A partir de l’expérience, nous construisons une théorie dans le but d’anticiper les évènements futurs et d’obtenir ce que nous désirons.

Ce que nous devons percevoir, dans le cas du sujet humain, c’est que la satisfaction de nos pulsions ne peut se faire sans respecter certaines contraintes sociales, pour ainsi dire.

Autrement dit, nous devons trouver une espèce de « compromis » entre ce que nous désirons et ce que la société nous permet.

Ou encore : nous devons envisager une relation complexe de « coût et bénéfice » avant de satisfaire nos désirs.

Si nous faisons quelque chose de façon impulsive, contre certaines règles sociales, nous « paierons le prix » pour ce « manque de respect ».

Si, par contre, nous respectons trop ces règles, nous pourrons devenir frustrés et nous paierons encore une fois le prix, cette fois-ci le prix de ne pas satisfaire nos désirs, de ne pas satisfaire nos pulsions.

Ce que la psychanalyse nous révèle, c’est que cette complexe évaluation (de « coût et bénéfice »), elle est fondamentalement inconsciente, d’où la difficulté d’être « cohérente » et « rationnelle » dans toutes nos actions, décisions, gestes.
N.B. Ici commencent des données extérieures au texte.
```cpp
template <class DevFn>
static inline void filter_layout(FilterGroup& fg, const std::vector<FilterSpec>& specs, Arena& da, Arena& ar, DevFn dev,
                                 HostImage* img, std::vector<FilterRR>& rr_out) {
  const int nf = (int)specs.size();
  fg.nf = nf;
  rr_out.clear();
  if (nf == 0) return;
  fg.max_degree = 8;
  {
    bool all_comp = true;
    for (const FilterSpec& f : specs) all_comp = all_comp && f.comp_r > 0;
    if (all_comp) fg.max_degree = 16;
    bool all_wide = !all_comp;
    for (const FilterSpec& f : specs) all_wide = all_wide && f.comp_r == 0 && 10 * f.rp >= 14 * f.r;
    if (all_wide) fg.max_degree = 12;
  }
  if (const char* e = getenv("TADMM_FILTER_DEGREE")) fg.max_degree = std::max(2, std::min(16, atoi(e)));
  {
    int tiles64 = 0, rp_max = 0;
    for (const FilterSpec& f : specs) {
      tiles64 += ((f.rp + 63) / 64) * ((f.Npad + filter_tile_n() - 1) / filter_tile_n());
      rp_max = std::max(rp_max, f.rp);
    }
    fg.tile_m = filter_tile_m(tiles64, rp_max);
  }
  const int D = fg.max_degree;
  std::vector<FiltProb> probs(nf);
  std::vector<DgemmDesc> d_stage0(nf), d_p1(nf), d_axpby(nf), d_tfinal(nf), d_hform(nf), d_uform(nf), d_verify(nf),
      d_gramA(nf), d_gramB(nf);
  std::vector<std::vector<DgemmDesc>> d_steps(std::max(0, D - 1), std::vector<DgemmDesc>(nf));
  std::vector<CholDesc> cA(nf), cB(nf);
  std::vector<BlockRef> m_init, m_stage0, m_axpby, m_hform, m_uform, m_verify, m_emit, m_gram, m_solve, m_fast, m_gp;
  std::vector<GPlaneDesc> d_gp(nf);
  std::vector<CompDesc> d_comp;
  std::vector<DgemmDesc> d_cgram;
  std::vector<CholDesc> c_comp;
  std::vector<BlockRef> m_cform, m_cgram, m_cemit, m_csolve;
  fg.ncomp = 0; fg.comp_npad_max = 0;
  const size_t zero_begin = align_up(ar.off, 256);
  std::vector<size_t> xth_off(nf), vh_offs(nf);
  for (int i = 0; i < nf; ++i) {
    const int ldh = (int)align_up(specs[i].rp, 128);
    xth_off[i] = ar.take((size_t)specs[i].rp * ldh * 8);
    vh_offs[i] = ar.take(align_up(specs[i].r, 32) * (size_t)specs[i].rp * 8);
  }
  fg.zero_off = zero_begin;
  fg.zero_bytes = ar.off - zero_begin;
  for (int i = 0; i < nf; ++i) {
    const FilterSpec& sp = specs[i];
    const int rp = sp.rp, Npad = sp.Npad, r32 = (int)align_up(sp.r, 32), ldy = Npad, ldh = (int)align_up(rp, 128);
    const int TNW = filter_tile_n();
    const int TMW = fg.tile_m;
    const int tn = (Npad + TNW - 1) / TNW, tr = (rp + TMW - 1) / TMW;
    size_t ring_off[3];
    for (auto& o : ring_off) o = ar.take((size_t)rp * ldy * 8);
    const size_t st_off = ar.take(sizeof(FiltState));
    const size_t c_off = ar.take((size_t)rp * rp * 8);
    const size_t r_off = ar.take((size_t)rp * rp * 8);
    const size_t w_off = ar.take((size_t)rp * 16 * 8);
    const size_t rq_off = ar.take((size_t)tn * rp * 8);
    const size_t vp_off = ar.take((size_t)tn * r32 * 8);
    const size_t vh_off = vh_offs[i];
    const int gnt = Npad / 16, gks = Npad / 32;
    const int64_t gplane = (int64_t)gnt * gks * 512;
    const size_t gp_off = ar.take((size_t)3 * gplane * 2);
    {
      GPlaneDesc& gd = d_gp[i];
      memset(&gd, 0, sizeof gd);
      gd.Gm = sp.G; gd.ldg = sp.ldg; gd.nt = gnt; gd.ks = gks; gd.out = (uint16_t*)dev(gp_off); gd.plane = gplane;
    }
    const size_t ut_off = ar.take((size_t)r32 * ldy * 8);
    const size_t th_off = ar.take((size_t)r32 * 8);
    const size_t lam_off = ar.take((size_t)rp * 8);
    const size_t ord_off = ar.take((size_t)rp * 4);
    const size_t off_off = ar.take(3 * 8);
    const size_t done_off = ar.take(4);
    const size_t sblk_off = ar.take((size_t)(rp / 16) * 256 * 8);
    FiltState* st = (FiltState*)dev(st_off);
    double* ring[3] = {(double*)dev(ring_off[0]), (double*)dev(ring_off[1]), (double*)dev(ring_off[2])};

    FiltProb& p = probs[i];
    memset(&p, 0, sizeof p);
    p.st = st;
    for (int k = 0; k < 3; ++k) p.ring[k] = ring[k];
    p.N = sp.N; p.Npad = Npad; p.rp = rp; p.r = sp.r; p.r32 = r32; p.ldy = ldy;
    p.rqpart = (const double*)dev(rq_off); p.rq_tiles = tn;
    p.vpart = (const double*)dev(vp_off); p.v_tiles = tn;
    p.lam = (const double*)dev(lam_off); p.order = (const int32_t*)dev(ord_off);
    p.sigma = sp.sigma; p.theta = (double*)dev(th_off); p.UT = (const double*)dev(ut_off);
    p.mode = sp.mode; p.ldo = sp.ldo; p.out_a = sp.out_a; p.out_b = sp.out_b;
    p.skip_slot = sp.skip_slot; p.fb_skip = sp.fb_skip;
    p.G = sp.G; p.ldg = sp.ldg;
    p.H = (const double*)dev(xth_off[i]); p.ldh = ldh;
    fg.npad_max = std::max(fg.npad_max, Npad); fg.rp_max = std::max(fg.rp_max, rp);
    auto base_desc = [&](int M, int N_, int K) {
      DgemmDesc g;
      memset(&g, 0, sizeof g);
      for (int k = 0; k < 3; ++k) g.ring[k] = ring[k];
      g.selA = g.selB = g.selC = g.selP = g.selQ = -1;
      g.M = M; g.N = N_; g.K = K;
      g.tiles_m = M / 32; g.tiles_n = N_ / 32;
      g.Gp = (const uint16_t*)dev(gp_off); g.g_plane = gplane;
      return g;
    };
    const int32_t* w_base = st ? &st->base : nullptr;
    const int32_t* w_res = st ? &st->res : nullptr;
// ... 50 lines not shown
      cB[i] = c;
    }
    {
      DgemmDesc g = base_desc(rp, Npad, Npad);
      g.rot = w_base; g.selA = 0; g.selC = 1; g.B = sp.G;
      g.lda = ldy; g.ldb = sp.ldg; g.ldc = ldy; g.mode = 0; g.gate = w_alive; g.gate_min = 1;
      d_tfinal[i] = g;
      DgemmDesc hgm = base_desc(rp, rp, Npad);
      hgm.rot = w_base; hgm.selA = 0; hgm.selB = 1; hgm.C = (const double*)dev(xth_off[i]);
      hgm.lda = ldy; hgm.ldb = ldy; hgm.ldc = ldh; hgm.mode = 0; hgm.gate = w_alive; hgm.gate_min = 1;
      d_hform[i] = hgm;
    }
    {
      DgemmDesc g = base_desc(r32, Npad, rp);
      g.rot = w_base; g.A = (const double*)dev(vh_off); g.selB = 0; g.C = (const double*)dev(ut_off);
      g.lda = rp; g.ldb = ldy; g.ldc = ldy; g.mode = 0; g.gate = w_alive; g.gate_min = 1;
      d_uform[i] = g;
      DgemmDesc v = base_desc(r32, Npad, Npad);
      v.A = (const double*)dev(ut_off); v.B = sp.G; v.P = (const double*)dev(ut_off);
      v.lda = ldy; v.ldb = sp.ldg; v.ldc = ldy; v.mode = 3; v.theta = (const double*)dev(th_off);
      v.rowpart = (double*)dev(vp_off); v.gate = w_alive; v.gate_min = 1;
      d_verify[i] = v;
    }
    if (sp.comp_r > 0) {
      const int cr = sp.comp_r, ci = fg.ncomp++;
      fg.comp_npad_max = std::max(fg.comp_npad_max, Npad);
      const size_t cimg_off = ar.take((size_t)cr * ldy * 8);
      const size_t cg_off = ar.take((size_t)cr * cr * 8);
      const size_t cr_off = ar.take((size_t)cr * cr * 8);
      const size_t cw_off = ar.take((size_t)cr * 16 * 8);
      const size_t cs_off = ar.take(8);
      CompDesc cd;
      memset(&cd, 0, sizeof cd);
      cd.st = st; cd.G = sp.g_orig; cd.Gc = (double*)sp.G; cd.N = sp.N; cd.Npad = Npad; cd.ldg = sp.ldg;
      cd.cshift = (double*)dev(cs_off);
      cd.UT = (const double*)dev(ut_off); cd.ldy = ldy; cd.k = sp.r;
      cd.Cimg = (double*)dev(cimg_off); cd.r = cr;
      cd.out_a = sp.out_a; cd.ldo = sp.ldo; cd.sigma_layer = sp.sigma_layer;
      d_comp.push_back(cd);
      DgemmDesc g = base_desc(cr, cr, Npad);
      g.A = (const double*)dev(cimg_off); g.B = (const double*)dev(cimg_off); g.C = (const double*)dev(cg_off);
      g.lda = ldy; g.ldb = ldy; g.ldc = cr; g.mode = 0; g.gate = w_alive; g.gate_min = 1;
      d_cgram.push_back(g);
      CholDesc c;
      memset(&c, 0, sizeof c);
      c.C = (const double*)dev(cg_off); c.ldc = cr; c.n = cr;
      c.R = (double*)dev(cr_off); c.ldr = cr; c.Wd = (double*)dev(cw_off);
      for (int k = 0; k < 3; ++k) c.ring[k] = (double*)dev(cimg_off);
      c.rot = nullptr; c.sel = 0; c.ldy = ldy; c.ncols = Npad;
      c.bad = st ? &st->bad : nullptr; c.rot_out = nullptr;
      c.gate = w_alive; c.gate_min = 1;
      c_comp.push_back(c);
      for (int b = 0; b < (cr + 3) / 4; ++b) { m_cform.push_back(BlockRef{ci, b}); m_cemit.push_back(BlockRef{ci, b}); }
      for (int b = 0; b < ((cr + TMW - 1) / TMW) * ((cr + TNW - 1) / TNW); ++b) m_cgram.push_back(BlockRef{ci, b});
      for (int b = 0; b < Npad / kCholStrip; ++b) m_csolve.push_back(BlockRef{ci, b});
    }

    FilterRR rr;
    memset(&rr, 0, sizeof rr);
    EigDesc& e = rr.desc;
    e.XT = (double*)dev(xth_off[i]);
    e.N = rp; e.Npad = rp; e.ld = ldh; e.nb = rp / kJB;
    e.off = (double*)dev(off_off); e.done = (int32_t*)dev(done_off);
    e.lam = (double*)dev(lam_off); e.order = (int32_t*)dev(ord_off); e.sigma = sp.sigma;
    e.r = sp.r; e.mode = 2; e.evec_out = (double*)dev(vh_off); e.sblk = (double*)dev(sblk_off);
    if (eig_mid_direct_on() && eig_mid_direct_size(rp)) e.scratch = (double*)dev(ar.take(eig_mid_scratch_bytes(rp)));
    rr.norm_blocks = (rp + 3) / 4; rr.ext_blocks = (sp.r + 3) / 4;
    rr_out.push_back(rr);
    const int el_blocks = (int)(((size_t)rp * ldy + 1023) / 1024);
    for (int b = 0; b < el_blocks; ++b) { m_init.push_back(BlockRef{i, b}); m_axpby.push_back(BlockRef{i, b}); }
    for (int b = 0; b < tr * tn; ++b) m_stage0.push_back(BlockRef{i, b});
    for (int b = 0; b < (rp / 32) * ((Npad + 63) / 64); ++b) m_fast.push_back(BlockRef{i, b});
    for (int b = 0; b < (gnt * gks + 3) / 4; ++b) m_gp.push_back(BlockRef{i, b});
    for (int b = 0; b < tr * ((rp + TNW - 1) / TNW); ++b) { m_gram.push_back(BlockRef{i, b}); m_hform.push_back(BlockRef{i, b}); }
    for (int b = 0; b < (r32 / 32) * (Npad / 32); ++b) m_uform.push_back(BlockRef{i, b});
    for (int b = 0; b < ((r32 + TMW - 1) / TMW) * tn; ++b) m_verify.push_back(BlockRef{i, b});
    for (int b = 0; b < (sp.r + 3) / 4; ++b) m_emit.push_back(BlockRef{i, b});
    for (int b = 0; b < Npad / kCholStrip; ++b) m_solve.push_back(BlockRef{i, b});
    (void)vh_off;
  }
  if (const char* e = getenv("TADMM_FILTER_XCD"); e && atoi(e)) {
    std::vector<double> wk(nf);
    for (int i = 0; i < nf; ++i) wk[i] = specs[i].Npad;
    xcd_by_problem(m_stage0, wk);
    if (atoi(e) > 1) {
      xcd_by_problem(m_gram, wk);
      xcd_by_problem(m_hform, wk);
      xcd_by_problem(m_verify, wk);
      xcd_by_problem(m_solve, wk);
    }
  }
  {
    std::vector<int> tn_of(nf);
    for (int i = 0; i < nf; ++i) tn_of[i] = (specs[i].Npad + 63) / 64;
    xcd_by_key(m_fast, [&](const BlockRef& b) { return b.prob * 3 + b.local % tn_of[b.prob]; });
  }
  fg.prob_off = da.take(probs.size() * sizeof(FiltProb));
  if (img) img->put(fg.prob_off, probs.data(), probs.size() * sizeof(FiltProb));
  auto place = [&](Phase& ph, const std::vector<DgemmDesc>& d, const std::vector<BlockRef>& m) {
    place_phase(ph, da, img, d.data(), d.size() * sizeof(DgemmDesc), nf, m);
  };
  place(fg.stage0, d_stage0, m_stage0);
  place(fg.p1, d_p1, m_stage0);
  place(fg.stage0_f, d_stage0, m_fast);
  place(fg.p1_f, d_p1, m_fast);
  fg.steps_f.assign(d_steps.size(), Phase());
  for (size_t k = 0; k < d_steps.size(); ++k) place(fg.steps_f[k], d_steps[k], m_fast);
  place_phase(fg.gplanes, da, img, d_gp.data(), d_gp.size() * sizeof(GPlaneDesc), nf, m_gp);
  place(fg.axpby, d_axpby, m_axpby);
  fg.steps.assign(d_steps.size(), Phase());
  for (size_t k = 0; k < d_steps.size(); ++k) place(fg.steps[k], d_steps[k], m_stage0);
  place(fg.gramA, d_gramA, m_gram);
  place(fg.gramB, d_gramB, m_gram);
  place(fg.tfinal, d_tfinal, m_stage0);
  place(fg.hform, d_hform, m_hform);
  place(fg.uform, d_uform, m_uform);
  place(fg.verify, d_verify, m_verify);
  fg.cholA_off = da.take(cA.size() * sizeof(CholDesc));
  fg.cholB_off = da.take(cB.size() * sizeof(CholDesc));
  fg.solve_map_off = da.take(m_solve.size() * sizeof(BlockRef));
  fg.solve_blocks = (int)m_solve.size();
  {
    fg.init.nprob = nf; fg.init.nblocks = (int)m_init.size();
    fg.init.map_off = da.take(m_init.size() * sizeof(BlockRef));
    fg.emit.nprob = nf; fg.emit.nblocks = (int)m_emit.size();
    fg.emit.map_off = da.take(std::max<size_t>(m_emit.size() * sizeof(BlockRef), 16));
  }
  if (fg.ncomp > 0) {
    fg.comp_off = da.take(d_comp.size() * sizeof(CompDesc));
    if (img) img->put(fg.comp_off, d_comp.data(), d_comp.size() * sizeof(CompDesc));
    place_phase(fg.cform, da, img, nullptr, 0, fg.ncomp, m_cform);
    place_phase(fg.cemit, da, img, nullptr, 0, fg.ncomp, m_cemit);
    place_phase(fg.cgram, da, img, d_cgram.data(), d_cgram.size() * sizeof(DgemmDesc), fg.ncomp, m_cgram);
// ... 193 lines not shown
```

Ce que la psychanalyse nous révèle, c’est que la tentative de la science de construire une « réalité objective » ne peut pas perdre de vue cette complexité de la construction subjective de la réalité, cette complexité qui la pulsion apporte.

Attirant l’attention sur l’élément irréductiblement individuel de chaque sujet, la psychanalyse souligne le risque, voire la naïveté d’essayer de parvenir à une théorie complète et totalement objective de la réalité.